Friday, June 26, 2009

Denise Levertov, Seattle and my undying love of poetry

Many years ago I spent a summer in Seattle. My heart broken and stick thin, I went to work and tried to forget.
I loved Seattle like I had loved no other city. I loved that I could wear a sweater in June, always find good Vietnamese food, and lived rent free with my sister. I bought many things I still own there, including my Victrola.

I made up stories in my head about my life and surroundings, wrote long letters to the one who had broken my heart, and eventually decided to fall in love with the boy who rode the bus with me every morning. We never did speak, even though we both boarded the bus on Mercer Island and got off on the same stop downtown, swallowed up by the tall buildings where hundreds of thousands of people worked every day. I imagined he worked as an office messenger or a graphic designer for some fashionable firm. I would go to Pike Place Market at lunchtime in hopes of possibly seeing him, but after a while I gave up and started spending my lunch breaks at the public library.

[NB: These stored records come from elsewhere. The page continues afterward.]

__global__ __launch_bounds__(256) void bn_bwd_partial(const void* __restrict__ dout, const void* __restrict__ out,
                                                      int dtype, const float* __restrict__ y, int rows, int C,
                                                      int chunk_rows, const float* __restrict__ mean,
                                                      const float* __restrict__ invstd, int act,
                                                      float* __restrict__ ws) {
  __shared__ float sh1[4][64], sh2[4][64];
  const int lane = threadIdx.x & 63, wv = threadIdx.x >> 6;
  const int c = blockIdx.x * 64 + lane;
  const int r0 = blockIdx.y * chunk_rows, r1 = min(rows, r0 + chunk_rows);
  float s1 = 0.f, s2 = 0.f;
  if (c < C) {
    const float mu = mean[c], is = invstd[c];
    for (int r = r0 + wv; r < r1; r += 4) {
      const int64_t i = (int64_t)r * C + c;
      const float g = load_as_f32(dout, dtype, i) * act_grad_from_out(load_as_f32(out, dtype, i), act, 0.f);
      s1 += g;
      s2 += g * ((y[i] - mu) * is);
    }
  }
  sh1[wv][lane] = s1; sh2[wv][lane] = s2;
  __syncthreads();
  if (wv == 0 && c < C) {
    float* o = ws + ((int64_t)blockIdx.y * C + c) * 2;
    o[0] = ((sh1[0][lane] + sh1[1][lane]) + sh1[2][lane]) + sh1[3][lane];
    o[1] = ((sh2[0][lane] + sh2[1][lane]) + sh2[2][lane]) + sh2[3][lane];
  }
}

__global__ __launch_bounds__(256) void bn_bwd_finalize(const float* __restrict__ ws, int chunks, int C,
                                                       float* __restrict__ dgamma, float* __restrict__ dbeta) {
  const int c = blockIdx.x * 256 + threadIdx.x;
  if (c >= C) return;
  float s1 = 0.f, s2 = 0.f;
  for (int k = 0; k < chunks; ++k) {
    s1 += ws[((int64_t)k * C + c) * 2];
    s2 += ws[((int64_t)k * C + c) * 2 + 1];
  }
  dbeta[c] = s1;
  dgamma[c] = s2;
}

__global__ __launch_bounds__(256) void bn_bwd_apply(const void* __restrict__ dout, const void* __restrict__ out,
                                                    int dtype, const float* __restrict__ y, int64_t total, int rows,
                                                    int C, const float* __restrict__ gamma,
                                                    const float* __restrict__ mean, const float* __restrict__ invstd,
                                                    const float* __restrict__ dgamma, const float* __restrict__ dbeta,
                                                    int act, float* __restrict__ dy) {
  const int64_t stride = (int64_t)gridDim.x * 256;
  const float inv_r = 1.0f / (float)rows;
  for (int64_t i = (int64_t)blockIdx.x * 256 + threadIdx.x; i < total; i += stride) {
    const int c = (int)(i % C);
    const float g = load_as_f32(dout, dtype, i) * act_grad_from_out(load_as_f32(out, dtype, i), act, 0.f);
    const float xhat = (y[i] - mean[c]) * invstd[c];
    dy[i] = gamma[c] * invstd[c] * (g - dbeta[c] * inv_r - xhat * dgamma[c] * inv_r);
  }
}

__global__ __launch_bounds__(256) void bias_act_kernel(const float* __restrict__ x, const float* __restrict__ bias,
                                                       int64_t total, int cols, int act, float slope,
                                                       void* __restrict__ out, int out_dtype) {
  const int64_t stride = (int64_t)gridDim.x * 256;
  for (int64_t i = (int64_t)blockIdx.x * 256 + threadIdx.x; i < total; i += stride) {
    float v = x[i];
    if (bias) v += bias[i % cols];
    store_from_f32(out, out_dtype, i, apply_act(v, act, slope));
  }
}

__global__ __launch_bounds__(256) void act_bwd_kernel(const void* __restrict__ dout, const void* __restrict__ out,
                                                      int dtype, int64_t n, int act, float slope,
                                                      void* __restrict__ dx) {
  const int64_t stride = (int64_t)gridDim.x * 256;
  for (int64_t i = (int64_t)blockIdx.x * 256 + threadIdx.x; i < n; i += stride) {
    const float g = load_as_f32(dout, dtype, i) * act_grad_from_out(load_as_f32(out, dtype, i), act, slope);
    store_from_f32(dx, dtype, i, g);
  }
}

__global__ __launch_bounds__(256) void colsum_partial(const void* __restrict__ x, int dtype, int rows, int C,
                                                      int chunk_rows, float* __restrict__ ws) {
  __shared__ float sh[4][64];
  const int lane = threadIdx.x & 63, wv = threadIdx.x >> 6;
  const int c = blockIdx.x * 64 + lane;
  const int r0 = blockIdx.y * chunk_rows, r1 = min(rows, r0 + chunk_rows);
  float s = 0.f;
  if (c < C)
    for (int r = r0 + wv; r < r1; r += 4) s += load_as_f32(x, dtype, (int64_t)r * C + c);
  sh[wv][lane] = s;
  __syncthreads();
  if (wv == 0 && c < C) ws[(int64_t)blockIdx.y * C + c] = ((sh[0][lane] + sh[1][lane]) + sh[2][lane]) + sh[3][lane];
}

__global__ __launch_bounds__(256) void colsum_final(const float* __restrict__ ws, int chunks, int C,
                                                    float* __restrict__ out) {
  const int c = blockIdx.x * 256 + threadIdx.x;
  if (c >= C) return;
  float s = 0.f;
  for (int k = 0; k < chunks; ++k) s += ws[(int64_t)k * C + c];
  out[c] = s;
}

__global__ __launch_bounds__(256) void cast_kernel(const void* __restrict__ src, int sd, void* __restrict__ dst,
                                                   int dd, int64_t n) {
  const int64_t stride = (int64_t)gridDim.x * 256;
  for (int64_t i = (int64_t)blockIdx.x * 256 + threadIdx.x; i < n; i += stride)
    store_from_f32(dst, dd, i, load_as_f32(src, sd, i));
}

inline int row_chunks(int rows) {
  int c = (rows + 255) / 256;
  return c < 1 ? 1 : (c > 64 ? 64 : c);
}
inline unsigned grid_for(int64_t total) {
  int64_t b = (total + 255) / 256;
  return (unsigned)(b > 4096 ? 4096 : (b < 1 ? 1 : b));
}

}

extern "C" int gdm_bce_with_logits(const float* x, float target, int n, float grad_scale, float* loss, float* dx,
                                   int fuse_sigmoid_backward, int accumulate_loss, void* stream) {
  GDM_REQUIRE(x && loss, "gdm_bce_with_logits: null pointer");
  GDM_REQUIRE(n > 0 && n <= 65536, "gdm_bce_with_logits: n=%d out of range (1..65536)", n);
  hipLaunchKernelGGL(bce_kernel, dim3(1), dim3(1024), 0, (hipStream_t)stream, x, target, n, grad_scale, loss, dx,
                     fuse_sigmoid_backward, accumulate_loss);
  GDM_LAUNCH_OK("gdm_bce_with_logits");
  return GDM_OK;
}
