hipError_t pk_launch_step(const PkStepArgs& a, hipStream_t s);
hipError_t pk_launch_step_small(const PkStepArgs& a, hipStream_t s);
hipError_t pk_launch_render(const PkStepArgs& a, hipStream_t s);
hipError_t pk_launch_reset(const PkResetArgs& a, hipStream_t s);
hipError_t pk_launch_list(const uint8_t* mask, uint32_t env0, uint32_t env1, uint32_t* cnt, uint32_t* ids, hipStream_t s);
hipError_t pk_launch_render_latched(const PkStepArgs& a, hipStream_t s);
hipError_t pk_launch_gather_env(const uint8_t* mem, uint32_t env, uint32_t sh, uint8_t* out, hipStream_t s);
hipError_t pk_launch_gather_range(const uint8_t* mem, uint32_t env0, uint32_t count, uint32_t sh, uint8_t* out, hipStream_t s);
hipError_t pk_launch_scatter_env(uint8_t* mem, uint32_t env, uint32_t sh, const uint8_t* in, hipStream_t s);
hipError_t pk_launch_done(const uint32_t* time_reg, uint32_t n, uint32_t max_steps, uint8_t* term,
                          uint8_t* trunc, double* rew, hipStream_t s);
hipError_t pk_launch_reward(const PkRewardArgs& a, hipStream_t s);
hipError_t pk_launch_rreset_pre(const PkRewardArgs& a, hipStream_t s);
hipError_t pk_launch_rreset_post(const PkRewardArgs& a, hipStream_t s);
hipError_t pk_launch_obs(const PkRewardArgs& a, hipStream_t s);
hipError_t pk_launch_seen_rehash(const uint32_t* old_tab, uint32_t old_lg, uint32_t* new_tab, uint32_t new_lg,
                                 const uint32_t* rs, uint32_t n, uint32_t np, hipStream_t s);
hipError_t pk_launch_ram_copy(uint8_t* mem, uint8_t* dense, uint32_t n, uint32_t sh, uint32_t phys0, uint32_t len,
                              uint32_t to_dense, hipStream_t s);
hipError_t pk_launch_bank_list(const PkBankArgs& a, hipStream_t s);
hipError_t pk_launch_bank_copy(const PkBankArgs& a, hipStream_t s);
hipError_t pk_launch_ep_move(const PkEpArgs& a, hipStream_t s);
hipError_t pk_launch_arch_update(const PkArchArgs& a, hipStream_t s);
hipError_t pk_launch_arch_draw(const PkArchArgs& a, hipStream_t s);
hipError_t pk_launch_arch_merge(const PkArchArgs& a, hipStream_t s);
hipError_t pk_launch_xchg_pack(const PkPackArgs& p, hipStream_t s);
hipError_t pk_launch_xchg_move(const PkXchgArgs& x, bool pack, hipStream_t s);
hipError_t pk_launch_arch_out(const PkArchArgs& a, hipStream_t s);
hipError_t pk_launch_cell_keys(const uint8_t* mem, uint32_t sh, uint32_t shift, uint64_t* keys, uint32_t env0,
                               uint32_t env1, hipStream_t s);
hipError_t pk_launch_frame_keys(const PkCellArgs& a, hipStream_t s);
hipError_t pk_launch_fstack(const PkStackArgs& a, hipStream_t s);
hipError_t pk_launch_cnt_update(const PkCountArgs& a, hipStream_t s);
hipError_t pk_launch_cnt_add(const PkCountArgs& a, hipStream_t s);
hipError_t pk_launch_cnt_pack(const PkCountArgs& a, hipStream_t s);
hipError_t pk_launch_traj_record(const PkTrajArgs& a, hipStream_t s);
hipError_t pk_launch_traj_reset(const PkTrajArgs& a, hipStream_t s);
hipError_t pk_launch_traj_mark(const PkTrajArgs& a, hipStream_t s);
hipError_t pk_launch_traj_move(const PkTrajArgs& a, hipStream_t s);
hipError_t pk_launch_traj_get(const PkTrajArgs& a, hipStream_t s);

namespace {

thread_local std::string g_err;

int fail(int code, const char* fmt, ...) {
    char buf[512];
    va_list ap;
    va_start(ap, fmt);
    vsnprintf(buf, sizeof buf, fmt, ap);
    va_end(ap);
    g_err = buf;
    return code;
}

#define HIPCHK(expr)                                                                       \
    do {                                                                                   \
        hipError_t e_ = (expr);                                                            \
        if (e_ != hipSuccess) return fail(-EIO, "%s: %s", #expr, hipGetErrorString(e_)); \
    } while (0)

constexpr size_t S_VER = 0, S_HDR = 1, S_CPU = 5, S_VRAM = 23, S_OAM = 8215, S_LCDREG = 8375,
                 S_LCDX = 8386, S_CLOCK = 8388, S_TARGET = 8396, S_NEXTMODE = 8404,
                 S_SCAN = 8405, S_SCREEN = 9125, S_WRAM = 101285, S_FEA0 = 109477,
                 S_IO = 109573, S_HRAM = 109649, S_FF4C = 109776, S_TIMER = 109828,
                 S_MBC = 109836, S_SRAM = 109842, S_SIZE = 142610;

struct Template {
    uint32_t regs[PK_NREGS];
    std::vector<uint8_t> mem;
    uint32_t lat[3 * PK_ROWS];
    std::vector<uint8_t> screen;
    uint8_t hdr[4];
    uint8_t lcdx[2];
};

uint64_t rd64(const uint8_t* p) {
    uint64_t v = 0;
    for (int i = 7; i >= 0; i--) v = (v << 8) | p[i];
    return v;
}
void wr64(uint8_t* p, uint64_t v) {
    for (int i = 0; i < 8; i++) { p[i] = (uint8_t)v; v >>= 8; }
}
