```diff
+  for (int i = 0; i < P; ++i) {
+    const float w = w1[tid + 256 * i];
+#pragma unroll
+    for (int g4 = 0; g4 < G; g4 += 4) {
+      const f32x4 in = *reinterpret_cast<const f32x4*>(vin + i * G + g4);
+#pragma unroll
+      for (int e = 0; e < 4; ++e) h[g4 + e] += w * in[e];
+    }
+  }
+  const float w2t = w2[tid], b2v = b2[0];
+#pragma unroll
+  for (int g = 0; g < G; ++g) {
+    if (g >= nb) break;
+    float* lg = logit + g * A;
+    const float mx = block_reduce(lmax[g], true, red);
+    float lsum = 0.f;
+    for (int o = tid; o < A; o += 256) {
+      const float e = expf(lg[o] - mx);
+      lg[o] = e;
+      lsum += e;
+    }
+    const float sum = block_reduce(lsum, false, red);
+    for (int o = tid; o < A; o += 256) pi[(long)(b0 + g) * A + o] = lg[o] / sum;
+    const float s = block_reduce(fmaxf(h[g], 0.f) * w2t, false, red);
+    if (tid == 0) v[b0 + g] = tanhf(s + b2v);
+  }
 }
 
 
@@ -624,8 +665,6 @@
   d_a_.alloc(rows * kC);
   d_b_.alloc(rows * kC);
   d_t_.alloc(rows * kC);
-  d_vh_.alloc(rows);
-  d_ph_.alloc(rows * 2);
   if (tower_ > 0) {
     const size_t vf = std::max(wino_v_floats(bcap, (N_ + 2) / 3), wino4_applies(N_) ? wino4_v_floats(bcap, N_) : (size_t)0);
     d_vimg_.alloc(vf);
@@ -871,12 +910,8 @@
     default: wino_tower(form, d_count, bcap); break;
   }
   const float* x = form == TowerForm::F16 || tower_ % 2 ? d_b_.p : d_a_.p;
-  const int hgrid = std::min(ceil_div((long)bcap * P_, 4), 256 * 16);
-  hipLaunchKernelGGL(k_head_conv, dim3(hgrid), dim3(256), 0, stream_, x, d_head_.p, d_vh_.p, d_ph_.p, d_count, P_);
-  const size_t smem = sizeof(float) * (size_t)(3 * P_ + A_ + 4);
-  hipLaunchKernelGGL(k_head_fc, dim3(bcap), dim3(256), smem, stream_, (const float*)d_vh_.p,
-                     (const float*)d_ph_.p, d_vfc1w_, d_vfc1b_, d_vfc2w_, d_vfc2b_, d_pfcw_,
-                     d_pfcb_, d_pi, d_v, d_count, P_, A_);
+  hipLaunchKernelGGL(k_heads<kHeadBoards>, dim3(ceil_div(bcap, kHeadBoards)), dim3(256), head_smem_bytes(P_, A_), stream_, x,
+                     (const float*)d_head_.p, d_vfc1w_, d_vfc1b_, d_vfc2w_, d_vfc2b_, d_pfcw_, d_pfcb_, d_pi, d_v, d_count, P_, A_);
   if (prof_on_ && prof_fwd_ < kProfMax) prof_fwd_++;
   AGZ_HIP(hipGetLastError());
 }
```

I was obsessed with poetry then. I’d check out the collected poetry of Elizabeth Bishop or Sharon Olds or Marianne Moore and stay up all night reading. I remember picking up Denise Levertov, and found the perfect poem to send to the one who I, though I didn't want to admit it, still loved. It was an epic poem. I don’t even know what collection it came from. But one of the sections was titled POSTCARD, which I copied out into a notebook. I can still recall it from memory:

It’s not that I can’t get by without you
it’s just that I wasn’t lonesome
before I met you.
It’s something to do with salt losing its savor
when half of the world
one wants to share
stays in one’s pocket. Half
a crispy delicious bacon sandwich
saved. But for—Oh, like Shelley’s
posy of dewy flowers. Remember,
how he turns to give it—
Ah, to whom?

In fact, I made it into my own postcard and mailed it in hopes that the damage done between us could be mended. But some things are irretrievably broken. And now, whenever a relationship or a friendship ends, I think of the poem.  That place when there is nothing left to say, yet being acutely aware that there is a hole that will never be completely filled. Wanting to turn and share a private joke or story you know they would have loved, but doesn't matter because whatever you once had is over.

Yesterday I found a copy of the postcard I sent. Maybe if you ask kindly, I’ll send you one.